When I think back to VI 3.5 and vSphere 4.0 when ESXi was shiny and new, VMware initially took a similar stance. You had to go so far as to type ‘UNSUPPORTED’ into the console to access a shell. Today, everyone has unrestricted root access to the hypervisor. The same holds true for the vCenter appliance – the potential for destruction is no different.

I’d welcome any comments or thoughts. Please share them below!

Controller Disconnect and API Bug in NSX 6.3.3

VMware just announced a new bug discovered in NSX 6.3.3. Those running 6.3.3 or planning to upgrade in the near-term may want to familiarize themselves with VMware KB 2151719.

As you may know, VMware moved from a Debian based distribution for the underlying OS of the NSX controllers to their Photon OS platform.
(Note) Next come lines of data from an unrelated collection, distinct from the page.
#include "ks_engine_impl.h"

namespace ks {
namespace {

__device__ __forceinline__ void seg_of(const long long* nd, int x, int& b0, int& b1) {
    const unsigned long long w = (unsigned long long)nd[ni(x) + ND_SEG];
    b0 = (int)(unsigned)(w & 0xffffffffULL);
    b1 = (int)(unsigned)(w >> 32);
}

__device__ __forceinline__ long long atom_add_ret(long long* p, long long v) {
    return __hip_atomic_fetch_add(p, v, __ATOMIC_RELAXED, __HIP_MEMORY_SCOPE_AGENT);
}
__device__ __forceinline__ long long atom_exch(long long* p, long long v) {
    return __hip_atomic_exchange(p, v, __ATOMIC_RELAXED, __HIP_MEMORY_SCOPE_AGENT);
// ... 727 lines not shown
    const unsigned long long sg = (unsigned long long)__shfl(f.seg, src);
    b0 = (int)(unsigned)(sg & 0xffffffffULL);
    en = (int)(unsigned)(sg >> 32);
}

#define KS_AFTER_LOADS(c0, c1, ...) asm volatile("" : "+v"(c0), "+v"(c1) : __VA_ARGS__)

template <int C, bool CP>
__device__ __forceinline__ void sweep_win(const DG& g, const Front& N, int w, unsigned long long mask,
                                          const WinFlag& f, const long long* __restrict__ P,
                                          long long* __restrict__ PN, long long eps, Pend& pd, int& out, Cnt& c) {
    constexpr int G = class_lanes(C);
    constexpr int PER = 64 / G;
    constexpr int WS = win_slots(C);
    const int base = g.obeg[C] + (w - g.wbeg[C]) * WS;
    const int k = lane_id() / G;
    while (mask) {
        unsigned long long mm = mask;
        for (int j = 0; j < k; ++j) mm &= mm - 1;
        const int v = mm ? base + __ffsll((long long)mm) - 1 : -1;
        long long e = 0, pv = 0;
        int b0 = 0, en = 0;
        window_node(f, v, base, e, pv, b0, en);
        if (v < 0) e = 0;
        sweep_group<G, CP>(g, N, v, e, pv, b0, en, PN, P, eps, pd, out, c);
        for (int j = 0; j < PER; ++j) mask &= mask - 1;
    }
}


template <bool CP>
__global__ __launch_bounds__(BLK) void k_sweep(DG g, int pos, int seq) {
    if (pos == 0 && blockIdx.x == 0 && threadIdx.x == 0) g.ctl->t_sw0 = __builtin_amdgcn_s_memrealtime();
    if (blockIdx.x == 0)
        for (int h = threadIdx.x; h < g.nheavy; h += BLK) g.sf[(seq + 2) % 3].hub[h] = 0;
    int c_done, c_act;
    auto ctl_words = [&]() {
        c_done = g.ctl->bf_done;
        c_act = pos == 0 ? g.ctl->apply_act : g.ctl->sweep_act[pos - 1];
    };
    const Front F = g.sf[seq % 3], N = g.sf[(seq + 1) % 3];
    const long long eps = g.ctl->eps;
    const long long* P = (pos & 1) ? g.p1 : g.p0;
    long long* PN = (pos & 1) ? g.p0 : g.p1;
    Pend pd{-1, 0};
    Cnt c;
    int out = 0;
    if ((int)blockIdx.x < g.nhitems) {
        const HItem it = g.hitems[blockIdx.x];
        const int fl = F.hub[it.hid];
        const long long px = P[ni(it.node)];
        const long long E = atom_load(&g.excess[it.node]);
        ctl_words();
        KS_AFTER_LOADS(c_done, c_act, "v"(fl), "v"(px), "v"(E));
        if (c_done && c_act && fl) {
            hub_chunk<CP>(g, F, N, it, px, E, P, PN, eps, pd, out, c);
        }
    } else if ((int)blockIdx.x >= g.nhitems + g.sw_clsb) {
        const int i = (int)blockIdx.x - g.nhitems - g.sw_clsb;
        if (i < g.ncls_c) {
            const int x = g.obeg[CCLS] + i;
            const int fl = F.flag[x];
            const long long e = atom_load(&g.excess[x]);
            const long long px = P[ni(x)];
            const long long sw = g.p0[ni(x) + ND_SEG];
            ctl_words();
            KS_AFTER_LOADS(c_done, c_act, "v"(fl), "v"(e), "v"(px), "v"(sw));
            const int b0 = (int)(unsigned)((unsigned long long)sw & 0xffffffffULL);
            const int en = (int)(unsigned)((unsigned long long)sw >> 32);
            __shared__ long long s_e;
            __shared__ int s_go;
            if (threadIdx.x == 0) {
                s_e = e;
                s_go = c_done && c_act && fl;
            }
            __syncthreads();
            if (s_go) {
                node_discharge_blk<CP>(g, F, N, x, s_e, px, b0, en, PN, P, eps, pd, out, c);
            }
        }
    } else {
        const int tw = g.sw_clsb * WPB;
        const int w0 = wave_index_in_grid(g.nhitems);
        WinFlag wf[WPW];
        int any_raw = 0;
#pragma unroll
        for (int j = 0; j < WPW; ++j) {
            const int w = w0 + j * tw;
            wf[j] = w < g.wbeg[CCLS] ? window_load<1>(g, F.flag, w, P) : WinFlag{-1, 0, 0, 0, 0};
            any_raw |= wf[j].raw;
        }
        ctl_words();
        KS_AFTER_LOADS(c_done, c_act, "v"(any_raw));
        const bool go = c_done && c_act;
        unsigned long long mk[WPW];
#pragma unroll
        for (int j = 0; j < WPW; ++j) mk[j] = window_take(g, F.flag, w0 + j * tw, wf[j], go);
#pragma unroll
        for (int j = 0; j < WPW; ++j) {
            if (!mk[j]) continue;
            const int w = w0 + j * tw;
            switch (class_of_window(g, w)) {
                case 0: sweep_win<0, CP>(g, N, w, mk[j], wf[j], P, PN, eps, pd, out, c); break;
                case 1: sweep_win<1, CP>(g, N, w, mk[j], wf[j], P, PN, eps, pd, out, c); break;
                case 2: sweep_win<2, CP>(g, N, w, mk[j], wf[j], P, PN, eps, pd, out, c); break;
                case 3: sweep_win<3, CP>(g, N, w, mk[j], wf[j], P, PN, eps, pd, out, c); break;
                default: sweep_win<4, CP>(g, N, w, mk[j], wf[j], P, PN, eps, pd, out, c); break;
            }
        }
    }
    if (__any(out) && lane_id() == 0) g.ctl->sweep_act[pos] = 1;
    flush_counters(g, c);
}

This is why the upgrade process includes the complete redeployment of all three controller nodes.

It appears that a scheduled clean-up script on the controllers used to prevent the partitions from filling is also removing some files required for NSX Manager to communicate and authenticate with the controller via REST API.

Most folks running 6.3.3 in a stable deployment will likely not have noticed, but an event disrupting communication between Manager and the Controllers can prevent them from reconnecting. Some examples would include a reboot of the NSX manager, or a network disruption.

Thankfully, the NSX Controller core functions – managing the VXLAN and distributed logical routing control plane – will continue to work in this state and dataplane disruptions should not be experienced.

KB 2151719 discusses a pretty simple workaround of restarting the api-server service on any impacted controllers. This is a non-disruptive action and should be safe to do at any time. The command is the following:

nsx-controller # restart api-server

VMware will likely be addressing this in the next NSX release. If you are planning to upgrade, you may want to consider 6.3.2 or hold out for the next 6.3.x release.